A arbitragem, como fórmula de solução de conflitos na sociedade, tem sido prestigiada em certas ordens jurídicas (EUA, por exemplo). O mecanismo atua em áreas diversas, como Direito Comercial/Empresarial, Direito Civil e, até mesmo, Direito do Trabalho.

No Brasil, entretanto, sua prática ainda não se mostrou frequente em qualquer campo do Direito, embora permitida e incentivada pela ordem jurídica.

A mediação, a seu turno, como técnica de aproximação de partes em conflito, em busca da resolução do litígio, por meio dos métodos próprios existentes, sempre foi prestigiada no País, inclusive no Direito Coletivo do Trabalho.
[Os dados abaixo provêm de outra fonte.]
extern "C" int rdgan_profile(rdgan_handle* h, unsigned tag_mask) {
  if (!h) return -2;
  h->prof_mask = tag_mask;
  for (int t = 0; t < RDGAN_NUM_TAGS; ++t) {
    h->ev_used[t] = 0;
// ... 433 lines not shown
    e.gw = nd; e.ghw = nd * nd; e.gq = gq;
    if (a16) RD_TRY(launch_conv_a16(h, h->plans[PL_G9F], h->d_plans + PL_G9F, B, h->h3, h->W9T, 32, h->P9, e, st, -1, true, false));
    else
    RD_TRY(launch_conv(h, h->plans[PL_G9F], h->d_plans + PL_G9F, B, h->h3, h->W9T, 32, h->P9, e, st, -1));
    ProfScope ps(h, RDGAN_TAG_ELEMENTWISE, st);
    if (gq == 3) hipLaunchKernelGGL((k_tapsum_softmax<RDGAN_NHOURS, 3>), dim3((unsigned)((ncol + 63) / 64)), dim3(256), 0, st, h->P9,
                                    gp + h->goff[9], out, B, nd, nd, h->d_flag);
    else hipLaunchKernelGGL((k_tapsum_softmax<RDGAN_NHOURS, 9>), dim3((unsigned)((ncol + 63) / 64)), dim3(256), 0, st, h->P9,
                            gp + h->goff[9], out, B, nd, nd, h->d_flag);
  } else {
    if (a16) RD_TRY(launch_conv_a16(h, h->plans[PL_G9F], h->d_plans + PL_G9F, B, h->h3, h->W9T, 32, h->P9, epi_make(RD_EPI_PLAIN), st, -1,
                                    true, false));
    else
    RD_TRY(launch_conv(h, h->plans[PL_G9F], h->d_plans + PL_G9F, B, h->h3, h->W9T, 32, h->P9, epi_make(RD_EPI_PLAIN), st, -1));
    ProfScope ps(h, RDGAN_TAG_ELEMENTWISE, st);
    hipLaunchKernelGGL(k_colgather_softmax, dim3((unsigned)((ncol + 63) / 64)), dim3(64), 0, st, h->P9, gp + h->goff[9],
                       out, B, RDGAN_NHOURS, nd, nd, h->d_flag);
  }
  RD_CHECK(h, hipGetLastError());
  return 0;
}

static bool fwd_ahead_on(const rdgan_handle* h) { return h->ahead && h->ev_ahead_done && (h->fwd_ahead < 0 ? !h->a16 : h->fwd_ahead); }

static int ahead_drain(rdgan_handle* h, hipStream_t st) {
  if (!h->ahead_pending) return 0;
  h->ahead_pending = false;
  RD_CHECK(h, hipStreamWaitEvent(st, h->ev_ahead_done, 0));
  return 0;
}

static int ahead_issue(rdgan_handle* h, const float* gp, const float* z, const float* cond, int B, hipStream_t st) {
  RD_CHECK(h, hipEventRecord(h->ev_ahead_fork, st));
  RD_CHECK(h, hipStreamWaitEvent(h->ahead, h->ev_ahead_fork, 0));
  std::swap(h->kpartial, h->kpartial_ahead);
  std::swap(h->d_flag, h->flag_ahead);
  const int rc = gen_forward_impl(h, gp, z, cond, h->fake, B, h->ahead, h->ahead);
  std::swap(h->kpartial, h->kpartial_ahead);
  std::swap(h->d_flag, h->flag_ahead);
  RD_TRY(rc);
  RD_CHECK(h, hipEventRecord(h->ev_ahead_done, h->ahead));
  h->ahead_pending = true;
  h->ahead_gp = gp; h->ahead_z = z; h->ahead_cond = cond; h->ahead_B = B; h->ahead_gver = h->gver_in;
  return 0;
}
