borb_status upload_slots(borb_extractor* e, const uint8_t* const* slots, int n, int w, int h, int stride, bool stereo_pairs = false) {
    const Geometry& g = e->geom;
    const int ch = e->in_channels;
    if (stride < w * ch) { set_error("stride %d smaller than a row of %d %d-channel pixels", stride, w, ch); return BORB_ERR_INVALID_ARG; }
    const size_t img_bytes = (size_t)stride * h;
    bool contiguous = n > 1 || ch > 1 || e->d_map[0][0] != nullptr;
    for (int k = 0; k < n; k++) {
        if (!slots[k]) { set_error("image %d is NULL", k); return BORB_ERR_INVALID_ARG; }
        if (slots[k] != slots[0] + (size_t)k * img_bytes) contiguous = false;
    }
    auto need_stage = [&](size_t need) -> borb_status {
        if (e->ws.stage_bytes < need) {
            BORB_CUDA(cudaStreamSynchronize(e->stream));
            cudaFree(e->ws.stage);
            e->ws.stage = nullptr; e->ws.stage_bytes = 0;
            BORB_CUDA(cudaMalloc(&e->ws.stage, need));
            e->ws.stage_bytes = need;
        }
        return BORB_OK;
    };
    if (e->d_map[0][0]) {
        if (ch != 1) { set_error("rectification maps apply to CV_8UC1 frames"); return BORB_ERR_UNSUPPORTED; }
        const size_t src_img = contiguous ? img_bytes : (size_t)w * h;
        const int src_stride = contiguous ? stride : w;
        borb_status st = need_stage(src_img * n);
        if (st != BORB_OK) return st;
        if (contiguous) BORB_CUDA(cudaMemcpyAsync(e->ws.stage, slots[0], src_img * n, cudaMemcpyHostToDevice, e->stream));
        else
            for (int k = 0; k < n; k++)
                BORB_CUDA(cudaMemcpy2DAsync(e->ws.stage + (size_t)k * src_img, w, slots[k], stride, w, h, cudaMemcpyHostToDevice, e->stream));
        e->launches += launch_repack_remap(g, e->ws, e->ws.stage, src_stride, src_img, w, h, e->d_map[0][0], e->d_map[0][1],
                                           stereo_pairs ? e->d_map[1][0] : nullptr, stereo_pairs ? e->d_map[1][1] : nullptr, n, e->stream);
        return BORB_OK;
    }
    if (contiguous) {
        const size_t need = img_bytes * n;
        borb_status st = need_stage(need);
        if (st != BORB_OK) return st;
        BORB_CUDA(cudaMemcpyAsync(e->ws.stage, slots[0], need, cudaMemcpyHostToDevice, e->stream));
        if (ch == 1) e->launches += launch_repack(g, e->ws, e->ws.stage, stride, img_bytes, n, e->stream);
        else e->launches += launch_repack_color(g, e->ws, e->ws.stage, stride, img_bytes, ch, e->in_rgb, n, e->stream);
        return BORB_OK;
    }
    if (ch > 1) {
        const size_t row = (size_t)w * ch;
        borb_status st = need_stage(row * h * n);
        if (st != BORB_OK) return st;
        for (int k = 0; k < n; k++)
            BORB_CUDA(cudaMemcpy2DAsync(e->ws.stage + (size_t)k * row * h, row, slots[k], stride, row, h, cudaMemcpyHostToDevice, e->stream));
        e->launches += launch_repack_color(g, e->ws, e->ws.stage, (int)row, row * h, ch, e->in_rgb, n, e->stream);
        return BORB_OK;
    }
    for (int k = 0; k < n; k++) {
        uint8_t* dst = e->ws.pyr + (size_t)k * g.pyr_image_stride + g.lv[0].pyr_off;
        BORB_CUDA(cudaMemcpy2DAsync(dst, g.lv[0].pitch, slots[k], stride, w, h, cudaMemcpyHostToDevice, e->stream));
    }
    return BORB_OK;
}

borb_status upload_device(borb_extractor* e, const uint8_t* d_gray, int n, int w, int h, size_t pitch, size_t image_stride) {
    const Geometry& g = e->geom;
    cudaMemcpy3DParms p = {};
    p.srcPtr = make_cudaPitchedPtr((void*)d_gray, pitch, w, image_stride / pitch);
    p.dstPtr = make_cudaPitchedPtr(e->ws.pyr + g.lv[0].pyr_off, g.lv[0].pitch, w, g.pyr_image_stride / g.lv[0].pitch);
    if (image_stride % pitch == 0 && g.pyr_image_stride % g.lv[0].pitch == 0) {
        p.extent = make_cudaExtent(w, h, n);
        p.kind = cudaMemcpyDeviceToDevice;
        BORB_CUDA(cudaMemcpy3DAsync(&p, e->stream));
    } else {
        for (int i = 0; i < n; i++)
            BORB_CUDA(cudaMemcpy2DAsync(e->ws.pyr + (size_t)i * g.pyr_image_stride + g.lv[0].pyr_off, g.lv[0].pitch,
                                        d_gray + (size_t)i * image_stride, pitch, w, h, cudaMemcpyDeviceToDevice, e->stream));
    }
    return BORB_OK;
}
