#ifndef PK_MIN_WAVES
#define PK_MIN_WAVES 1
#endif
#ifndef PK_MIN_WAVES_HEAVY
#define PK_MIN_WAVES_HEAVY 2
#endif
template <class FT, int KIND, int INTERP, int KID, bool LDS, bool TYPED, int PFM = -1>
__global__ void __launch_bounds__(wg_size(KIND, LDS), (KIND == 1 || INTERP != 0) ? PK_MIN_WAVES_HEAVY : PK_MIN_WAVES) advect_kernel(const KArgs a) {
    constexpr int WG = wg_size(KIND, LDS);
    extern __shared__ __attribute__((aligned(16))) double smem[];
    const DField& mf = kfield(a, a.main_field);
    const DGrid& mg = kgrid(a, a.main_grid);
    Coords mc;
    if (LDS) {
        double* s_time = smem + a.lds_time;
        double* s_depth = smem + a.lds_depth;
        double* s_lat = smem + a.lds_lat;
        double* s_lon = smem + a.lds_lon;
        const int nt = mf.has_time_interval ? mf.nt : 0;
        for (int k = threadIdx.x; k < nt; k += WG) s_time[k] = mf.time[k];
        const int nz = mg.has_z ? mg.nz : 0;
        for (int k = threadIdx.x; k < nz; k += WG) s_depth[k] = mg.depth[k];
        if (KIND == 0) {
            for (int k = threadIdx.x; k < mg.ny; k += WG) s_lat[k] = mg.lat[k];
            for (int k = threadIdx.x; k < mg.nx; k += WG) s_lon[k] = mg.lon[k];
        }
        __syncthreads();
        mc.time = s_time;
        mc.depth = s_depth;
        mc.lat = (KIND == 0) ? s_lat : mg.lat;
        mc.lon = (KIND == 0) ? s_lon : mg.lon;
    } else {
        mc.time = mf.time;
        mc.depth = mg.depth;
        mc.lat = mg.lat;
        mc.lon = mg.lon;
    }
    mc.cc.nodes = nullptr;
    mc.cc.key = nullptr;
    mc.cc.fvals = nullptr;
    if (LDS && KIND == 1 && a.lds_cc_nodes >= 0) {
        mc.cc.nodes = smem + a.lds_cc_nodes + threadIdx.x;
        mc.cc.key = (int*)(smem + a.lds_cc_keys) + threadIdx.x;
        if (INTERP == 1 && a.lds_cc_fvals >= 0) mc.cc.fvals = (void*)((FT*)(smem + a.lds_cc_fvals) + threadIdx.x);
        mc.cc.key[0] = -1;
        mc.cc.key[CC_LANES] = -1;
    }
    mc.t0 = mf.tfirst;
    mc.t1 = mf.tlast;
    mc.z0 = mg.zfirst; mc.z1 = mg.zlast;
    mc.y0 = mg.yfirst; mc.y1 = mg.ylast;
// ... 206 lines not shown
#pragma unroll 1
    for (int stage = 0; !user_prepare(a, kid - PK_KERNEL_USER0, stage, kslot, c, p, L, rq); stage++) {
        double u = 0.0, v = 0.0, w = 0.0;
        fc.state = c.state;
        if (rq.kind == RQ_SCALAR) {
            int slot = 0;
            for (int k = 1; k < a.fast.ns; k++) slot = a.fast.sfid[k] == rq.fidx ? k : slot;
            u = eval_scalar_fast<FT, PF>(a, ft, fc, slot, rq.t, rq.z, rq.y, rq.x, it, kslot * 1000 + stage);
        } else {
            eval_uvw_fast<FT, PF, D3>(a, ft, fc, rq.t, rq.z, rq.y, rq.x, PF && rq.f32, u, v, w, it, kslot * 1000 + stage);
        }
        c.state = fc.state;
        L.r[3] = u; L.r[4] = v; L.r[5] = w;
    }
    t = p.t; z = p.z; y = p.y; x = p.x; dz = p.dz; dy = p.dy; dx = p.dx; dt = p.dt;
    fc.state = c.state;
}
#endif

II Meios de solução de conflitos: autotutela, autocomposição, heterocomposição

São distintos os métodos de solução de conflitos interindividuais e sociais conhecidos no mundo ocidental contemporâneo. Classificam-se, basicamente, em três grandes grupos: autotutela, autocomposição e heterocomposição.

A diferenciação essencial entre tais grupos encontra-se nos sujeitos envolvidos e na sistemática operacional do processo de solução do conflito. É que, nas duas primeiras modalidades (autotutela e autocomposição), apenas os sujeitos originais em confronto é que tendem a se relacionar na busca da extinção do conflito, o que dá origem a uma sistemática de análise e solução da controvérsia autogerida pelas próprias partes (na autotutela, na verdade, gerida por uma única das partes).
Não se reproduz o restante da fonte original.